Talent Management magazine’s editor, Mike Prokopeak, wrote a compelling editorial in the May 2010 issue about how the difference between a baby’s brain and an adult’s brain and how, as we age, our thinking can become “stale” and we cease being able to see existing things in new ways.
He mentions Iconoclast, a book by an Emory University neuro-scientist that examines how successful, creative people overcome mental barriers and the natural roadblocks in the brain to see the world in new ways – and to capitalize on them. Examining the experiences of people like Walt Disney to McDonald’s founder Ray Kroc and glass artist Dale Chihuly, Iconoclast shows how they continued throughout their lives to challenge accepted ways of thinking and create new opportunities.
One of the book’s lessons: Just putting yourself into new or unfamiliar situations can kick-start the brain and open up new ways to think.

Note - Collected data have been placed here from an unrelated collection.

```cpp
int light_inline(const jt_scene* scene, const jt_scene_bvh* bvh, const jt_lights* lights, const Options& opts) {
    bool inl = true;
    for (int k = 0; k < lights->nlights; k++) {
        const int i0 = lights->lights[k].instance;
        if (i0 < 0) continue;
        const jt_bvh_tree& t = bvh->blas[scene->instances[i0].shape];
        inl = inl && t.nnodes > 0 && !t.nodes[0].internal;
    }
    const char* li = opt(opts, "light_inline");
    if (li && std::atoi(li) == 0) inl = false;
    return inl ? 1 : 0;
}

void pack_blob(HostScene& hs) {
    std::vector<uint4>& blob = hs.blob;
    auto add = [&](const void* data, size_t bytes) {
        const int off = (int)blob.size();
        const size_t n16 = (bytes + 15) / 16;
        blob.resize(blob.size() + std::max<size_t>(1, n16));
        if (bytes) std::memcpy(blob.data() + off, data, bytes);
        return off;
    };
#define JT_PACK(T, name) hs.S.o_##name = add(hs.name.data(), hs.name.size() * sizeof(T));
#define JT_SKIP(T, name)
    JT_SCENE_ARRAYS(JT_PACK, JT_SKIP)
#undef JT_PACK
#undef JT_SKIP
}

}

int make_wide(HostScene& hs, const jt_scene* scene, const jt_scene_bvh* bvh) {
    hs.wroot.assign(scene->nshapes, 0);
    const int r = build_wide(bvh->tlas, [&](int k) -> unsigned {
        const jt_bvh_node& n = bvh->tlas.nodes[k];
        return W_LEAF | W_INST | (unsigned)(n.num - 1) << 28 | (unsigned)hs.tleaf_start[k];
    }, hs.wnodes);
    if (r < 0) return JT_ERR_UNSUPPORTED;
    hs.S.tlas_wnodes = (int)hs.wnodes.size();
    for (int s = 0; s < scene->nshapes; s++) {
        const jt_bvh_tree& t = bvh->blas[s];
        hs.wroot[s] = build_wide(t, [&](int k) -> unsigned {
            const int st0 = hs.leaf_rec[s][k];
            if (st0 < 0 || st0 > (int)IDX_MASK) return jt::fail(JT_ERR_UNSUPPORTED, "wide traversal: too many primitive records"), (unsigned)W_EMPTY;
            return W_LEAF | (unsigned)(t.nodes[k].num - 1) << 28 | (unsigned)st0;
        }, hs.wnodes);
        if (hs.wroot[s] < 0) return JT_ERR_UNSUPPORTED;
    }
    for (size_t k0 = 0; k0 < hs.inst_blas.size(); k0++) hs.inst_blas[hs.inst_new[k0]].x = hs.wroot[scene->instances[k0].shape];
    hs.wide = true;
    return JT_OK;
}

int layout_scene(const jt_scene* scene, const jt_scene_bvh* bvh, const jt_lights* lights, const jt_params* params,
                 const Options& opts, HostScene& hs) {
    if (!scene || !bvh || !lights || !params) return jt::fail(JT_ERR_INVALID, "NULL argument");
    hs = HostScene{};
    int st;
    if ((st = validate(scene, bvh, lights, params)) || (st = renumber_instances(scene, bvh, hs)) ||
        (st = stack_bound(scene, bvh, params, hs)))
        return st;
    int32_t W = 0, H = 0;
    if ((st = jt_image_size(scene, params, &W, &H)) != JT_OK) return st;
    hs.width = W;
    hs.height = H;
    hs.feat = scene_features(scene, opts);

    flatten_tlas(bvh->tlas, hs);
    hs.shapes.resize(scene->nshapes);
    hs.leaf_rec.resize(scene->nshapes);
    for (int s = 0; s < scene->nshapes; s++) {
        flatten_shape(scene->shapes[s], hs, hs.shapes[s]);
        flatten_blas(scene->shapes[s], bvh->blas[s], hs.shapes[s], hs, hs.leaf_rec[s]);
    }
    if (params->traversal < JT_TRAVERSAL_REFERENCE || params->traversal > JT_TRAVERSAL_AUTO)
        return jt::fail(JT_ERR_INVALID, "traversal must be 0 (reference), 1 (near), 2 (wide) or 3 (auto)");
    hs.wroot.assign(scene->nshapes, 0);
    if (params->traversal == JT_TRAVERSAL_WIDE && (st = make_wide(hs, scene, bvh)) != JT_OK) return st;
    flatten_instances(scene, bvh, hs);
    if ((st = flatten_materials(scene, hs)) != JT_OK) return st;
    const char* ea = opt(opts, "env_alias");
    hs.env_alias = ea && std::atoi(ea) != 0;
    flatten_lights(scene, lights, hs);
    build_luts(hs.srgb_lut, hs.byte_lut);

    for (int q = 0; q < 4; q++) hs.prims.push_back(f4(0, 0, 0, 0));
    if (hs.wide) hs.nodes.clear();
    if (hs.nodes.size() > IDX_MASK || (size_t)scene->ninstances > IDX_MASK)
        return jt::fail(JT_ERR_UNSUPPORTED, "scene exceeds 2^24 BVH nodes or instances");
    DScene& S = hs.S;
    S.order_flip = params->traversal == JT_TRAVERSAL_REFERENCE ? 0 : 7;
    S.nenvs = scene->nenvironments;
    S.nlights = lights->nlights;
    S.light_pick_pdf = lights->nlights > 0 ? (float)(1.0 / (double)lights->nlights) : 0.0f;
    S.light_inline = light_inline(scene, bvh, lights, opts);
    pack_blob(hs);
    return JT_OK;
}

}
```

### julia-raytracer_amd/csrc/jt_layout.h

```cpp
#pragma once

#include <map>
#include <string>
#include <vector>

#include "jt_internal.h"
#include "jt_records.h"

#define JT_SCENE_ARRAYS(BLOB, HBM)                                                                      \
    BLOB(jtd::DNode, nodes) BLOB(jtd::DWide, wnodes) BLOB(float4, prims) BLOB(jtd::DInstTrav, inst_trav) \
    BLOB(int4, inst_blas) BLOB(jtd::DInstShade, inst_shade) BLOB(jtd::DShape, shapes) BLOB(float4, pos)  \
    BLOB(float4, nrm) BLOB(float2, tc) BLOB(float4, col) BLOB(int4, elems) BLOB(float4, enrm)            \
    BLOB(float4, enrm_id) BLOB(jtd::DMaterial, materials) HBM(jtd::DTexture, textures) HBM(uchar4, texb) \
    HBM(float4, texf) HBM(jtd::DEnv, envs) BLOB(jtd::DLight, lights) BLOB(float, cdf)                    \
    BLOB(int4, light_hit) BLOB(float4, light_elems) HBM(float, guide_t) HBM(int, guide_a)                \
    HBM(float2, alias) HBM(float, srgb_lut) HBM(float, byte_lut)

namespace jt {

using Options = std::map<std::string, std::string>;
inline const char* opt(const Options& opts, const char* k) {
    const auto it = opts.find(k);
    return it == opts.end() ? nullptr : it->second.c_str();
}

using jtk::IDX_MASK;

struct HostScene {
#define JT_ARRAY_VECTOR(T, name) std::vector<T> name;
    JT_SCENE_ARRAYS(JT_ARRAY_VECTOR, JT_ARRAY_VECTOR)
#undef JT_ARRAY_VECTOR
    std::vector<uint4> blob;
    jtd::DScene S{};
    int need = 0;
    int feat = jtd::FT_ALL;
    int width = 0, height = 0;
    bool wide = false;
    bool env_alias = false;
    bool inst_light = false;
    std::vector<int> inst_new, tleaf_start, wroot;
    std::vector<std::vector<int>> leaf_rec;
};

int layout_scene(const jt_scene* scene, const jt_scene_bvh* bvh, const jt_lights* lights, const jt_params* params,
                 const Options& opts, HostScene& hs);
int make_wide(HostScene& hs, const jt_scene* scene, const jt_scene_bvh* bvh);

}
```

### julia-raytracer_amd/csrc/jt_records.h

```cpp
#pragma once

#include <hip/hip_vector_types.h>
#include <stdint.h>

#include "jt_plan.h"
#include "jt_select.h"

#define JT_DEFER_SAMPLES 64
#ifndef JT_EXACT_MATH
#define JT_EXACT_MATH 1
#endif

namespace jtd {

struct alignas(16) DNode {
    float4 a, b;
};
struct alignas(16) DWide {
    float4 r0;
    uint4 r1, r2;
    uint4 r3;
};
enum : unsigned { W_EMPTY = 0xffffffffu, W_LEAF = 0x80000000u, W_INST = 0x40000000u, W_START = 0x0fffffffu };
struct alignas(16) DInstTrav {
    float4 i0, i1, i2;
    int shape, blas_root, kind, prim_base;
};
struct alignas(16) DInstShade {
    float4 f0, f1, f2;
    int material, shape, mat_type;
    int rot_identity;
};
enum { KIND_TRI = 0, KIND_QUAD = 1 };
struct alignas(16) DShape {
    int kind, blas_root, prim_base, idx_base;
    int pos_base, nrm_base, tc_base, col_base;
};
struct alignas(16) DMaterial {
    int type, emission_tex, color_tex, roughness_tex;
    int scattering_tex, normal_tex, pad0, pad1;
    float emission[3], roughness;
    float color[3], metallic;
    float scattering[3], ior;
    float scanisotropy, trdepth, opacity, pad2;
};
struct alignas(16) DTexture {
    int width, height, linear, is_float;
    long long offset;
    long long pad;
};
struct alignas(16) DEnv {
    float frame[12];
    float inv[12];
    float emission[3];
    int tex;
};
struct alignas(16) DLight {
    int instance, environment, cdf_offset, ncdf;
    int guide_offset, nguide;
    float guide_scale;
    int alias_offset;
};

struct DScene {
    const DNode* nodes;
    const DWide* wnodes;
    int tlas_wnodes;
    const float4* prims;
    const DInstTrav* inst_trav;
    const int4* inst_blas;
    const DInstShade* inst_shade;
    const DShape* shapes;
    const float4* pos;
    const float4* nrm;
    const float2* tc;
    const float4* col;
    const int4* elems;
    const float4* enrm;
    const float4* enrm_id;
    const DMaterial* materials;
    const DTexture* textures;
    const uchar4* texb;
    const float4* texf;
    const DEnv* envs;
    const DLight* lights;
    const int4* light_hit;
    const float4* light_elems;
    const float* cdf;
    const float* guide_t;
    const int* guide_a;
    const float2* alias;
    const float* srgb_lut;
    const float* byte_lut;
    int tlas_nnodes, nenvs, nlights;
    int order_flip;
    float light_pick_pdf;
    int light_inline;
    const uint4* blob;
    int blob_n16;
    int* ovf;
    int ovf_stride;
    int ring;
    int stack_need;
    int o_wnodes;
    int o_nodes, o_prims, o_inst_trav, o_inst_blas, o_inst_shade, o_shapes;
    int o_pos, o_nrm, o_tc, o_col, o_elems, o_materials, o_lights, o_cdf, o_enrm, o_enrm_id;
    int o_light_hit, o_light_elems;
};

struct DCamera {
    float frame[12];
    int orthographic;
    float lens, film, aspect, focus, aperture;
    float film_x, film_y;
    int pinhole;
};

struct DParams {
    DCamera cam;
    int width, height;
// ... 14 lines not shown
```

### julia-raytracer_amd/csrc/jt_scene_eval.h

```cpp
#pragma once

#include <hip/hip_runtime.h>

#include "jt_bsdf.h"
#include "jt_device.h"

namespace jtk {
using namespace jtd;

template <int F>
__device__ __forceinline__ int4 row16(const void* p) {
    int4 v = *reinterpret_cast<const int4*>(p);
    if (!ft_none(F)) __asm__("" : "+v"(v.x), "+v"(v.y), "+v"(v.z), "+v"(v.w));
    return v;
}
template <int F>
__device__ __forceinline__ int4 inst_ids(const DScene& S, int inst) {
    return row16<F>(reinterpret_cast<const char*>(S.inst_shade + inst) + 48);
}
__device__ __forceinline__ fr3 inst_frame(const DScene& S, int inst) {
    const DInstShade& r = S.inst_shade[inst];
    return frame_from(r.f0, r.f1, r.f2);
}

template <int F>
__device__ __forceinline__ v3 eval_position(const DScene& S, int inst, int elem, v2 uv) {
    const DInstShade& is = S.inst_shade[inst];
    const int4 sh = row16<F>(S.shapes + inst_ids<F>(S, inst).y);
    const int4 e = S.elems[sh.w + elem];
    const fr3 f = frame_from(is.f0, is.f1, is.f2);
    v3 p1 = xyz(S.pos[e.x]), p2 = xyz(S.pos[e.y]), p3 = xyz(S.pos[e.z]);
    if (!(F & FT_QUAD) || sh.x == KIND_TRI) return transform_point(f, interp_tri(p1, p2, p3, uv));
    return transform_point(f, interp_quad(p1, p2, p3, xyz(S.pos[e.w]), uv));
}
__device__ __forceinline__ v3 element_normal(const DScene& S, int rot_identity, const fr3& f, int g) {
    const v3 n = xyz((rot_identity ? S.enrm_id : S.enrm)[g]);
    return rot_identity ? n : transform_normal(f, n);
}
template <int F>
__device__ __forceinline__ v3 eval_element_normal(const DScene& S, int inst, int elem) {
    const DInstShade& is = S.inst_shade[inst];
    const int4 ids = inst_ids<F>(S, inst);
    const int4 sh = row16<F>(S.shapes + ids.y);
    return element_normal(S, ids.w, frame_from(is.f0, is.f1, is.f2), sh.w + elem);
}
__device__ __forceinline__ v3 eval_normal(const DScene& S, const DShape& sh, const int4& e, const fr3& f, v2 uv) {
    if (sh.nrm_base < 0) {
        v3 p1 = xyz(S.pos[e.x]), p2 = xyz(S.pos[e.y]), p3 = xyz(S.pos[e.z]);
        if (sh.kind == KIND_TRI) return transform_normal(f, triangle_normal(p1, p2, p3));
        return transform_normal(f, quad_normal(p1, p2, p3, xyz(S.pos[e.w])));
    }
    const int b = sh.nrm_base - sh.pos_base;
    v3 n1 = xyz(S.nrm[e.x + b]), n2 = xyz(S.nrm[e.y + b]), n3 = xyz(S.nrm[e.z + b]);
    if (sh.kind == KIND_TRI) return transform_normal(f, normalize(interp_tri(n1, n2, n3, uv)));
    return transform_normal(f, normalize(interp_quad(n1, n2, n3, xyz(S.nrm[e.w + b]), uv)));
}
__device__ __forceinline__ v2 eval_texcoord(const DScene& S, const DShape& sh, const int4& e, v2 uv) {
    if (sh.tc_base < 0) return uv;
    const int b = sh.tc_base - sh.pos_base;
    float2 t1 = S.tc[e.x + b], t2 = S.tc[e.y + b], t3 = S.tc[e.z + b];
    if (sh.kind == KIND_TRI) return interp_tri(V2(t1.x, t1.y), V2(t2.x, t2.y), V2(t3.x, t3.y), uv);
    float2 t4 = S.tc[e.w + b];
    return interp_quad(V2(t1.x, t1.y), V2(t2.x, t2.y), V2(t3.x, t3.y), V2(t4.x, t4.y), uv);
}
__device__ __forceinline__ v4 eval_color(const DScene& S, const DShape& sh, const int4& e, v2 uv) {
    if (sh.col_base < 0) return V4(1, 1, 1, 1);
    const int b = sh.col_base - sh.pos_base;
    float4 c1 = S.col[e.x + b], c2 = S.col[e.y + b], c3 = S.col[e.z + b];
    v4 a = V4(c1.x, c1.y, c1.z, c1.w), bb = V4(c2.x, c2.y, c2.z, c2.w), c = V4(c3.x, c3.y, c3.z, c3.w);
    if (sh.kind == KIND_TRI) return interp_tri(a, bb, c, uv);
    float4 c4 = S.col[e.w + b];
    return interp_quad(a, bb, c, V4(c4.x, c4.y, c4.z, c4.w), uv);
}
__device__ __forceinline__ v4 lookup_texture(const DScene& S, const DTexture& t, int i, int j, bool as_linear) {
    long long k = t.offset + (long long)j * t.width + i;
    if (t.is_float) {
        float4 c = S.texf[k];
        return V4(c.x, c.y, c.z, c.w);
    }
    uchar4 b = S.texb[k];
    const float* lut = (as_linear && !t.linear) ? S.srgb_lut : S.byte_lut;
    return V4(lut[b.x], lut[b.y], lut[b.z], S.byte_lut[b.w]);
// ... 37 lines not shown
        const TexelPair r1 = *reinterpret_cast<const TexelPair*>(S.texb + t.offset + (long long)jj * t.width + i);
        uchar4 c0 = r0.b, c1 = r1.b;
        if (ii == 0) {
            c0 = S.texb[t.offset + (long long)j * t.width];
            c1 = S.texb[t.offset + (long long)jj * t.width];
        }
        const float* lut = tex_lut + ((as_linear && !t.linear) ? 0 : 256);
        ta = decode_texel(r0.a, lut);
        tb = decode_texel(r1.a, lut);
        tc = decode_texel(c0, lut);
        td = decode_texel(c1, lut);
    }
    v4 a = (ta * (1 - u)) * (1 - v);
    v4 b = (tb * (1 - u)) * v;
    v4 c = (tc * u) * (1 - v);
    v4 d = (td * u) * v;
    return ((a + b) + c) + d;
}
__device__ __forceinline__ v3 eval_normalmap(const DScene& S, const DShape& sh, const int4& e, const fr3& f,
                                          const DMaterial& m, v2 uv) {
    v3 normal = eval_normal(S, sh, e, f, uv);
    v2 texcoord = eval_texcoord(S, sh, e, uv);
    v4 t4 = eval_texture(S, m.normal_tex, texcoord, false);
    v3 nm = V3(t4.x * 2 - 1, t4.y * 2 - 1, t4.z * 2 - 1);
    v3 tu = V3(0, 0, 0), tv = V3(0, 0, 0);
    if (sh.tc_base >= 0) {
        const int b = sh.tc_base - sh.pos_base;
        float2 a1 = S.tc[e.x + b], a2 = S.tc[e.y + b];
        if (sh.kind == KIND_TRI) {
            float2 a3 = S.tc[e.z + b];
            triangle_tangents_fromuv(xyz(S.pos[e.x]), xyz(S.pos[e.y]), xyz(S.pos[e.z]), V2(a1.x, a1.y),
                                     V2(a2.x, a2.y), V2(a3.x, a3.y), tu, tv);
        } else {
            float2 a4 = S.tc[e.w + b];
            triangle_tangents_fromuv(xyz(S.pos[e.x]), xyz(S.pos[e.y]), xyz(S.pos[e.w]), V2(a1.x, a1.y),
                                     V2(a2.x, a2.y), V2(a4.x, a4.y), tu, tv);
        }
        tu = transform_direction(f, tu);
        tv = transform_direction(f, tv);
    }
    v3 f1 = normalize(tu - normal * dot(tu, normal));
    v3 f2 = normalize(cross(normal, tu));
    bool flip_v = dot(f2, tv) < 0;
    nm = V3(nm.x, nm.y * (flip_v ? 1.0f : -1.0f), nm.z);
    fr3 fr{f1, f2, normal, V3(0, 0, 0)};
    return transform_normal(fr, nm);
}
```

My mother’s packing right now to do just this. She’s leaving for England tomorrow, where she’ll meet six other people at the Penrith Train Station for an English Lake District Tour with the “corporate poet” David White. She’ll be trekking, listening to Whyte’s thought-provoking works, and contemplating “Setting Direction for a Future Life” (the theme of the tour).
She plans on sharing her insights with us. Stay tuned.
Until then, what new or unfamiliar situations are you putting yourself in so that you expand your thinking?